** DATA LISTING follows **

@@ -1379,6 +1434,7 @@
     void *args[] = {&t};
     const char *forced = getenv("PWAF_RESOLVE_PARTS");
     const bool split = forced ? atoi(forced) == 4 : all_slabs < 4096u;
+    PWAF_STAMP_SLOT(t, kStampResolve, count, split ? max_slabs : (max_slabs + 3) / 4, stream);
     hipError_t e = split ? hipLaunchKernel(reinterpret_cast<const void *>(resolve_kernel<4>), dim3(max_slabs, count), dim3(256), args, 0, (hipStream_t)stream)
                          : hipLaunchKernel(reinterpret_cast<const void *>(resolve_kernel<1>), dim3((max_slabs + 3) / 4, count), dim3(256), args, 0, (hipStream_t)stream);
     return (int)(e != hipSuccess ? e : hipGetLastError());
@@ -1530,6 +1586,8 @@
     constexpr uint32_t kChunks = kStreamSlab / 16, kWords = kChunks / 32;
     constexpr uint32_t kResolveSparse = 128;
     __shared__ uint32_t s_bits[4][kWords], s_rank[4][kWords];
+    PWAF_STAMP_STATE;
+    PWAF_STAMP(B, kStampEntry);
     const FilterArgs *pa = &B.f[blockIdx.y];
     if ((uint64_t)(pa->slab0 + blockIdx.x * 4 / PARTS) * kStreamSlab >= pa->total) return;
     const FilterArgs a = load_descriptor(pa);
@@ -1538,6 +1596,7 @@
     constexpr uint32_t kPartChunks = kChunks / PARTS;
     if ((uint64_t)slab * kStreamSlab >= a.total) return;
     const uint32_t cnt = a.sub_count[rel];
+    PWAF_STAMP_ONCE(B, kStampDescriptor);
     if (cnt == 0) return;
     const bool sparse = a.pairs != nullptr && cnt <= kResolveSparse;
     if (sparse && part != 0u) return;
@@ -1562,6 +1621,7 @@
         }
     }
     __builtin_amdgcn_fence(__ATOMIC_ACQ_REL, "wavefront");
+    PWAF_STAMP_ONCE(B, kStampStaged);
     auto rank_of = [&](const uint32_t c) {
         if (c >= kChunks) return rank[kWords - 1] + (uint32_t)__builtin_popcount(bits[kWords - 1]);
         return rank[c >> 5] + (uint32_t)__builtin_popcount(bits[c >> 5] & ((1u << (c & 31u)) - 1u));
@@ -1587,6 +1647,7 @@
     const uint64_t b1 = slab_b0 + (uint64_t)hi_c * 16u;
     const uint32_t pair_base = a.pairs != nullptr ? a.pair_base[rel] : 0u;
     const uint32_t begin = __builtin_amdgcn_readfirstlane(a.off[0]);
+    PWAF_STAMP_LOADED(B, kStampFirstInputs);
     if (part == 0 && a.pairs != nullptr && (uint64_t)begin > slab_b0) {
         const uint32_t n_before = min((uint32_t)(((uint64_t)begin - slab_b0) >> 4), kChunks);
         for (uint32_t w = lane; w * 32u < n_before; w += 64) {
@@ -1638,7 +1699,10 @@
                 if (steps == 48u) redo = true;
             }
         }
-        if (__ballot(redo) == 0ull) return;
+        if (__ballot(redo) == 0ull) {
+            PWAF_STAMP(B, kStampFlushDone);
+            return;
+        }
     }
     {
     uint32_t s_n = 0xFFFFFFFFu, e_n = 0xFFFFFFFFu;
@@ -1702,6 +1766,7 @@
         if (__ballot(live && (uint64_t)s >= b1 + 16) != 0) break;
     }
     }
+    PWAF_STAMP(B, kStampFlushDone);
 }
 
 __global__ __launch_bounds__(256) void compact_kernel(FilterTable B) {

** End of DATA LISTING **

Nothing but the lines from the one holding "if (cnt == 0) return;" to the end of the entries should be returned, each exactly as it stands.

YOUR SOLUTION:
     if (cnt == 0) return;
     const bool sparse = a.pairs != nullptr && cnt <= kResolveSparse;
     if (sparse && part != 0u) return;
@@ -1562,6 +1621,7 @@
         }
     }
     __builtin_amdgcn_fence(__ATOMIC_ACQ_REL, "wavefront");
+    PWAF_STAMP_ONCE(B, kStampStaged);
     auto rank_of = [&](const uint32_t c) {
         if (c >= kChunks) return rank[kWords - 1] + (uint32_t)__builtin_popcount(bits[kWords - 1]);
         return rank[c >> 5] + (uint32_t)__builtin_popcount(bits[c >> 5] & ((1u << (c & 31u)) - 1u));
@@ -1587,6 +1647,7 @@
     const uint64_t b1 = slab_b0 + (uint64_t)hi_c * 16u;
     const uint32_t pair_base = a.pairs != nullptr ? a.pair_base[rel] : 0u;
     const uint32_t begin = __builtin_amdgcn_readfirstlane(a.off[0]);
+    PWAF_STAMP_LOADED(B, kStampFirstInputs);
     if (part == 0 && a.pairs != nullptr && (uint64_t)begin > slab_b0) {
         const uint32_t n_before = min((uint32_t)(((uint64_t)begin - slab_b0) >> 4), kChunks);
         for (uint32_t w = lane; w * 32u < n_before; w += 64) {
@@ -1638,7 +1699,10 @@
                 if (steps == 48u) redo = true;
             }
         }
-        if (__ballot(redo) == 0ull) return;
+        if (__ballot(redo) == 0ull) {
+            PWAF_STAMP(B, kStampFlushDone);
+            return;
+        }
     }
     {
     uint32_t s_n = 0xFFFFFFFFu, e_n = 0xFFFFFFFFu;
@@ -1702,6 +1766,7 @@
         if (__ballot(live && (uint64_t)s >= b1 + 16) != 0) break;
     }
     }
+    PWAF_STAMP(B, kStampFlushDone);
 }
 
 __global__ __launch_bounds__(256) void compact_kernel(FilterTable B) {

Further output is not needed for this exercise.